Stored data:
# # # #
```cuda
__global__ void __launch_bounds__(SCAN_BLOCK) k_init_scatter(const uchar4* __restrict__ rgb, const float* __restrict__ depthRaw,
                                                             const float* __restrict__ depthFilt, Cam cam, int W, int H, int time,
                                                             const uint8_t* __restrict__ fr, const uint8_t* __restrict__ ff,
                                                             const uint32_t* __restrict__ offR, const uint32_t* __restrict__ offF,
                                                             uint32_t capacity, float4* __restrict__ pos, float4* __restrict__ col,
                                                             float4* __restrict__ nrm)
{
    const int P = W * H;
    __shared__ uint32_t ws[2][SCAN_BLOCK / 32];
    int p = blockIdx.x * SCAN_BLOCK + threadIdx.x;
    bool kr = p < P && fr[p], kf = p < P && ff[p];
    unsigned br = __ballot_sync(0xffffffffu, kr), bf = __ballot_sync(0xffffffffu, kf);
    int lane = threadIdx.x & 31, warp = threadIdx.x >> 5;
    if (lane == 0) { ws[0][warp] = __popc(br); ws[1][warp] = __popc(bf); }
    __syncthreads();
    uint32_t wr = 0, wf = 0;
    for (int w = 0; w < warp; ++w) { wr += ws[0][w]; wf += ws[1][w]; }
    if (p >= P) return;
    int i = p / H, j = p - i * H;
    const float ifx = 1.0f / cam.fx, ify = 1.0f / cam.fy;
    float tcx = (float)(((double)((float)i / (float)W)) + 1.0 / (double)(2 * (float)W));
    float tcy = (float)(((double)((float)j / (float)H)) + 1.0 / (double)(2 * (float)H));
    float x = tcx * (float)W, y = tcy * (float)H;
    if (kr) {
        uint32_t dst = offR[blockIdx.x] + wr + __popc(br & ((1u << lane) - 1));
        if (dst < capacity) {
            float3 vp = getVertex(depthRaw, W, H, i, j, x, y, cam, ifx, ify);
            uchar4 c8 = rgb[j * W + i];
            pos[dst] = make_float4(vp.x, vp.y, vp.z, surfelConfidence(x, y, 1.0f, cam.cx, cam.cy));
            col[dst] = make_float4(encodeColor((float)c8.x / 255.0f, (float)c8.y / 255.0f, (float)c8.z / 255.0f), 0.f, 1.f, (float)time);
        }
    }
    if (kf) {
        uint32_t dst = offF[blockIdx.x] + wf + __popc(bf & ((1u << lane) - 1));
        if (dst < capacity) {
            float3 vp = getVertex(depthFilt, W, H, i, j, x, y, cam, ifx, ify);
            float3 nl = normalCentral(depthFilt, W, H, i, j, x, y, cam, ifx, ify, vp);
            nrm[dst] = make_float4(nl.x, nl.y, nl.z, surfelRadius(vp.z, nl.z, ifx, ify));
        }
    }
}

__global__ void __launch_bounds__(1024) k_scan_small(uint32_t* __restrict__ a, int n, uint32_t capacity, uint32_t* __restrict__ total)
{
    __shared__ uint32_t sh[1024];
    __shared__ uint32_t carry;
    if (threadIdx.x == 0) carry = 0;
    __syncthreads();
    for (int base = 0; base < n; base += 1024) {
        int i = base + threadIdx.x;
        uint32_t v = i < n ? a[i] : 0;
        sh[threadIdx.x] = v;
        __syncthreads();
        for (int off = 1; off < 1024; off <<= 1) {
            uint32_t t = threadIdx.x >= off ? sh[threadIdx.x - off] : 0;
            __syncthreads();
            sh[threadIdx.x] += t;
            __syncthreads();
        }
        uint32_t incl = sh[threadIdx.x];
        if (i < n) a[i] = carry + incl - v;
        __syncthreads();
        if (threadIdx.x == 1023) carry += incl;
        __syncthreads();
    }
    if (threadIdx.x == 0 && total) *total = carry < capacity ? carry : capacity;
}

__global__ void k_fill_u32(uint32_t* p, uint32_t v, size_t n)
{
    size_t i = (size_t)blockIdx.x * blockDim.x + threadIdx.x;
    if (i < n) p[i] = v;
}
__global__ void k_fill_u64(unsigned long long* p, unsigned long long v, size_t n)
{
    size_t i = (size_t)blockIdx.x * blockDim.x + threadIdx.x;
    if (i < n) p[i] = v;
}
__global__ void k_zero_f4(float4* p, uint32_t from, uint32_t to)
{
    uint32_t i = from + blockIdx.x * blockDim.x + threadIdx.x;
    if (i < to) p[i] = make_float4(0, 0, 0, 0);
}

__global__ void k_planes_to_aos(const float4* __restrict__ pos, const float4* __restrict__ col, const float4* __restrict__ nrm, uint32_t n, float4* __restrict__ out)
{
    uint32_t i = blockIdx.x * blockDim.x + threadIdx.x;
    if (i >= n) return;
    out[(size_t)i * 3] = pos[i]; out[(size_t)i * 3 + 1] = col[i]; out[(size_t)i * 3 + 2] = nrm[i];
}
__global__ void k_aos_to_planes(const float4* __restrict__ in, uint32_t n, float4* __restrict__ pos, float4* __restrict__ col, float4* __restrict__ nrm)
{
    uint32_t i = blockIdx.x * blockDim.x + threadIdx.x;
    if (i >= n) return;
    pos[i] = in[(size_t)i * 3]; col[i] = in[(size_t)i * 3 + 1]; nrm[i] = in[(size_t)i * 3 + 2];
}

static int g_numSMs = 0;
void set_num_sms(int n) { g_numSMs = n > 0 ? n : 132; }
int num_sms()
{
    if (!g_numSMs) { int dev = 0, n = 0; cudaGetDevice(&dev); cudaDeviceGetAttribute(&n, cudaDevAttrMultiProcessorCount, dev); set_num_sms(n); }
    return g_numSMs;
}
static inline int persistentBlocks(int perSM) { return num_sms() * perSM; }

struct Pose2 { float p[16], l[16]; };
__global__ void k_set_pose(DevPose* d, Pose2 in)
{
    if (threadIdx.x == 0 && blockIdx.x == 0) derivePose(d, in.p, in.l);
}
void launch_set_pose(DevPose* d, const float* pose16, const float* lastPose16, Enq q)
{
    Pose2 in;
    for (int k = 0; k < 16; ++k) { in.p[k] = pose16[k]; in.l[k] = lastPose16[k]; }
    launch(q, nullptr, k_set_pose, 1, 32, 0, d, in);
}

void launch_fill_u32(uint32_t* p, uint32_t v, size_t n, Enq q) { if (n) launch(q, nullptr, k_fill_u32, (unsigned)((n + 255) / 256), 256, 0, p, v, n); }
void launch_fill_u64(uint64_t* p, uint64_t v, size_t n, Enq q) { if (n) launch(q, nullptr, k_fill_u64, (unsigned)((n + 255) / 256), 256, 0, (unsigned long long*)p, v, n); }

void launch_predict_indices(const SurfelPlanes& sp, const uint32_t* count, const DevPose* tinv, Cam cam, int W, int H, float maxDepth, int time,
                            int timeDelta, uint64_t* key, uint32_t* idx, float4* vertConf, float4* colorTime, float4* normRad, float4* cleanTex, float cleanConf, Enq q)
{
    launch(q, "k_index_project", k_index_project, persistentBlocks(8), 256, 0, sp.pos, sp.col, count, tinv, cam, W, H, maxDepth, (float)time, (float)timeDelta,
           (unsigned long long*)key);
    int P = W * H;
    launch(q, "k_index_resolve", k_index_resolve, (P + 255) / 256, 256, 0, sp.pos, sp.col, sp.nrm, tinv, P, (unsigned long long*)key, idx, vertConf, colorTime, normRad, cleanTex, cleanConf, (float)time);
}

void launch_associate(const uchar4* rgb, const float* depthRaw, const float* depthFilt, const uint8_t* mask, const uint32_t* idx,
                      const float4* vertConf, const float4* normRad, const DevPose* pose, Cam cam, int W, int H, float maxDepth, int time,
                      float weighting, uint8_t maskID, uint8_t* flag, uint32_t* best, float4* const* meas, uint32_t* slot, Enq q)
{
    dim3 b(32, 8), g((W + 31) / 32, (H + 7) / 8);
    launch(q, "k_associate", k_associate, g, b, 0, rgb, depthRaw, depthFilt, mask, idx, vertConf, normRad, pose, cam, W, H, maxDepth, time, weighting, maskID,
           flag, best, meas[0], meas[1], meas[2], slot);
}

void launch_fuse_update(const uint8_t* flag, const uint32_t* best, float4* const* meas, uint32_t* slot, int P, int time,
                        const SurfelPlanes& sp, Enq q)
{
    launch(q, "k_fuse_update", k_fuse_update, (P + 255) / 256, 256, 0, flag, best, meas[0], meas[1], meas[2], slot, P, time, sp.pos, sp.col, sp.nrm);
    launch(q, "k_slot_release", k_slot_release, (P + 255) / 256, 256, 0, flag, best, P, slot);
}

void launch_clean(const SurfelPlanes& src, const SurfelPlanes& dst, const uint32_t* count, uint32_t* newCount, uint32_t capacity,
                  const uint8_t* aflag, float4* const* meas, const DevPose* tinv, Cam cam, int W, int H, int time, int timeDelta, float confThreshold,
                  float outlierCoeff, uint8_t maskID, const CleanWindowImages& win,
                  const float* depthFilt, const uint8_t* mask, uint8_t* keep, uint32_t* blockSums, uint32_t* cand, uint32_t* candCount, Enq q,
                  const CleanInPlace& inplace, const IndexFused* fused)
{
    const CleanTexels texels{win.packed, win.vertConf, win.colorTime, win.idx};
    CleanParams P;
    P.tinv = Rt{};
    P.cam = cam; P.W = W; P.H = H; P.time = time; P.ftimeDelta = (float)timeDelta; P.confThreshold = confThreshold;
    P.outlierCoeff = outlierCoeff; P.maskID = maskID;
    int Ppix = W * H;
    int blocks = persistentBlocks(4);
    launch(q, "k_clean_p1", k_clean_p1, persistentBlocks(8), 256, 0, src.pos, src.col, count, aflag, meas[0], meas[1], Ppix, P, tinv, depthFilt, mask, keep, cand, candCount,
           fused ? (unsigned long long*)fused->key : nullptr, fused ? fused->maxDepth : 0.f);
    if (fused) {
        launch(q, "k_index_resolve", k_index_resolve, (Ppix + 255) / 256, 256, 0, src.pos, src.col, src.nrm, tinv, Ppix, (unsigned long long*)fused->key, fused->idx,
               fused->vertConf, fused->colorTime, fused->normRad, fused->cleanTex, confThreshold, (float)time);
    }
    launch(q, "k_clean_p2", texels.packed ? k_clean_p2<true> : k_clean_p2<false>, persistentBlocks(8), 256, 0, src.pos, src.col, src.nrm, count, meas[0], meas[1], meas[2],
           P, tinv, texels, depthFilt, mask, keep, cand, candCount);
    launch(q, "k_keep_block_sums", k_keep_block_sums, persistentBlocks(8), 256, 0, keep, count, Ppix, blockSums, candCount, inplace.ticket);
    launch(q, "k_scan_block_sums", k_scan_block_sums, 1, 1024, 0, blockSums, count, Ppix, capacity, newCount, inplace.firstMoved);
    if (!inplace.pingPong) {
        launch(q, "k_clean_compact", k_clean_compact, blocks, SCAN_BLOCK, 0, src.pos, src.col, src.nrm, count, meas[0], meas[1], meas[2], Ppix, keep, blockSums, capacity,
               inplace.ticket, inplace.loaded, inplace.firstMoved, inplace.epoch);
    } else {
        launch(q, "k_clean_scatter", k_clean_scatter, blocks, SCAN_BLOCK, 0, src.pos, src.col, src.nrm, count, meas[0], meas[1], meas[2], Ppix, keep, blockSums, capacity,
               dst.pos, dst.col, dst.nrm);
    }
}

void launch_ray_table(Cam cam, int W, int H, float4* tab, Enq q)
{
    dim3 b(32, 8), g((W + 31) / 32, (H + 7) / 8);
    launch(q, nullptr, k_ray_table, g, b, 0, cam, W, H, tab);
}

static dim3 splatGrid(uint32_t capacity, int W, int H)
{
    if ((size_t)W * H > (1u << 24)) throw CudaError{"splat rasteriser: more than 2^24 pixels (its exact-path queue keeps 24-bit pixel indices)"};
    static const int perSM = [] {
        int n = 0;
        cudaCheck(cudaOccupancyMaxActiveBlocksPerMultiprocessor(&n, k_splat_project, SPLAT_BS, 0), "k_splat_project occupancy");
        if (n < 1) throw CudaError{"k_splat_project does not fit on an SM"};
        return n;
    }();
    const int persistent = persistentBlocks(perSM);
    if (capacity == 0 || capacity >= (1u << 20)) return dim3(persistent);
    const int cols = (int)std::min<uint32_t>((capacity + SPLAT_BS - 1) / SPLAT_BS, (uint32_t)persistent);
    return dim3(cols, 8);
}
void launch_combined_predict(const SurfelPlanes& sp, const uint32_t* count, const DevPose* tinv, Cam cam, int W, int H, float maxDepth,
                             float confThreshold, int time, int maxTime, int timeDelta, const float4* rayTab, uint64_t* key, uchar4* image, float4* vertexConf,
                             float4* normalRad, uint16_t* timeTex, int doFill, const float* depthFilt, const uchar4* rgb, int ptVN, int ptImg,
                             uchar4* fillImage, float4* fillVertex, float4* fillNormal, uint32_t* nonBlackSamples, Enq q, uint32_t capacity)
{
    launch(q, "k_splat_project", k_splat_project, splatGrid(capacity, W, H), SPLAT_BS, 0, sp.pos, sp.col, sp.nrm, count, tinv, cam, W, H, maxDepth, confThreshold, (float)time,
           (float)maxTime, (float)timeDelta, 0u, rayTab, (unsigned long long*)key);
    if (nonBlackSamples) cudaMemsetAsync(nonBlackSamples, 0, sizeof(uint32_t), q.s);
    dim3 b(32, 8), g((W + 31) / 32, (H + 7) / 8);
// ... 31 lines not shown
```

Baseline: 758.3.

## Rewrite splat prefilter with analytic rays and incremental approximate reciprocal

The per-pixel conservative prefilter in the splat kernel no longer loads the ray table or the full 64-bit key. It computes the ray analytically from the inverse focal lengths, hoists per-segment normal and plane terms out of the pixel loop, and advances the ray x-coordinate incrementally. The divide becomes an approximate reciprocal and only the high 32-bit depth half of the key is read. Error-bound constants plus a near-grazing fallback (|den| < sg) keep the filter conservative before the exact pass, at the risk of subtle misclassification if the bounds are wrong.

```diff
diff --git a/maskfusion_b200/csrc/mf_surfel.cu b/maskfusion_b200/csrc/mf_surfel.cu
--- a/maskfusion_b200/csrc/mf_surfel.cu
+++ b/maskfusion_b200/csrc/mf_surfel.cu
@@ -633,6 +633,18 @@
 #endif
 #define SPLAT_Q 64
 
+#define SPLAT_GMAX 8.0f
+constexpr float SPLAT_DEPTH_BASE = 0.5f - 136.0f * 0x1p-24f;
+constexpr float SPLAT_DISC_Z = 280.0f * 0x1p-24f;
+constexpr float SPLAT_DISC_R = 1.0f + 16.0f * 0x1p-24f;
+
+MF_D float rcpApprox(float x)
+{
+    float r;
+    asm("rcp.approx.ftz.f32 %0, %1;" : "=f"(r) : "f"(x));
+    return r;
+}
+
 struct __align__(16) SplatEntry { float px, py, pz, pn, nx, ny, nz, rad; int x0, y0, w; uint32_t id; };
 
 MF_D void splatExact(const SplatEntry& e, int pix, const float4* __restrict__ rayTab, unsigned long long* __restrict__ key, float maxDepth)
@@ -660,8 +672,9 @@
     __shared__ uint32_t queue[NW][SPLAT_Q];
     __shared__ int wtot[NW], wcnt[NW];
     __shared__ Rt tinv;
-    __shared__ float inv2md;
+    __shared__ float inv2md, ifx, ify;
     __shared__ __align__(8) unsigned long long bar;
+    const unsigned* keyHi = reinterpret_cast<const unsigned*>(key) + 1;
     const uint32_t count = *countPtr;
     const int lane = threadIdx.x & 31, warp = threadIdx.x >> 5;
     const uint32_t stride = gridDim.x * SPLAT_BS;
@@ -676,6 +689,7 @@
     if (threadIdx.x < 12) tinv.m[threadIdx.x] = dpose->tinv.m[threadIdx.x];
     if (threadIdx.x == 0) {
         inv2md = 1.0f / (2 * maxDepth);
+        ifx = 1.0f / cam.fx; ify = 1.0f / cam.fy;
         asm volatile("mbarrier.init.shared::cta.b64 [%0], 1;" ::"r"(barAddr));
         asm volatile("fence.mbarrier_init.release.cluster;" ::: "memory");
         if (blockIdx.x * SPLAT_BS < count) fetch(blockIdx.x * SPLAT_BS);
@@ -729,9 +743,11 @@
         __syncthreads();
         uint32_t* __restrict__ q = queue[warp];
         int qn = 0;
+        const float i2m = inv2md, dx = ifx, dy = ify;
         for (int ub = threadIdx.x - lane + blockIdx.y * SPLAT_BS; ub < total; ub += SPLAT_BS * gridDim.y) {
             const int u = ub + lane;
             int slot = 0, pix = 0, n = 0;
+            float nx = 0.f, px = 0.f, py = 0.f, pz = 0.f, rw = 0.f, ru = 0.f, rv = 0.f, a = 0.f, sg = 0.f, cz = 0.f;
             if (u < total) {
                 int lo = 0, hi = nent - 1;
                 while (lo < hi) { int mid = (lo + hi + 1) >> 1; if (O[mid] <= u) lo = mid; else hi = mid - 1; }
@@ -741,21 +757,29 @@
                 const int row = t / nseg, xs = x0e + (t - row * nseg) * SPLAT_SEG;
                 n = min(SPLAT_SEG, x0e + w - xs);
                 pix = (E[slot].y0 + row) * W + xs;
+                const float4 pp = *reinterpret_cast<const float4*>(&E[slot].px), nr = *reinterpret_cast<const float4*>(&E[slot].nx);
+                ru = __fmul_rn(__fsub_rn((float)xs + 0.5f, cam.cx), dx);
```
# # # #
== EXERCISE DESCRIPTION ==
Using the records above, copy all lines that include the word "packed".

== TASK SOLUTION ==
    const CleanTexels texels{win.packed, win.vertConf, win.colorTime, win.idx};
    launch(q, "k_clean_p2", texels.packed ? k_clean_p2<true> : k_clean_p2<false>, persistentBlocks(8), 256, 0, src.pos, src.col, src.nrm, count, meas[0], meas[1], meas[2],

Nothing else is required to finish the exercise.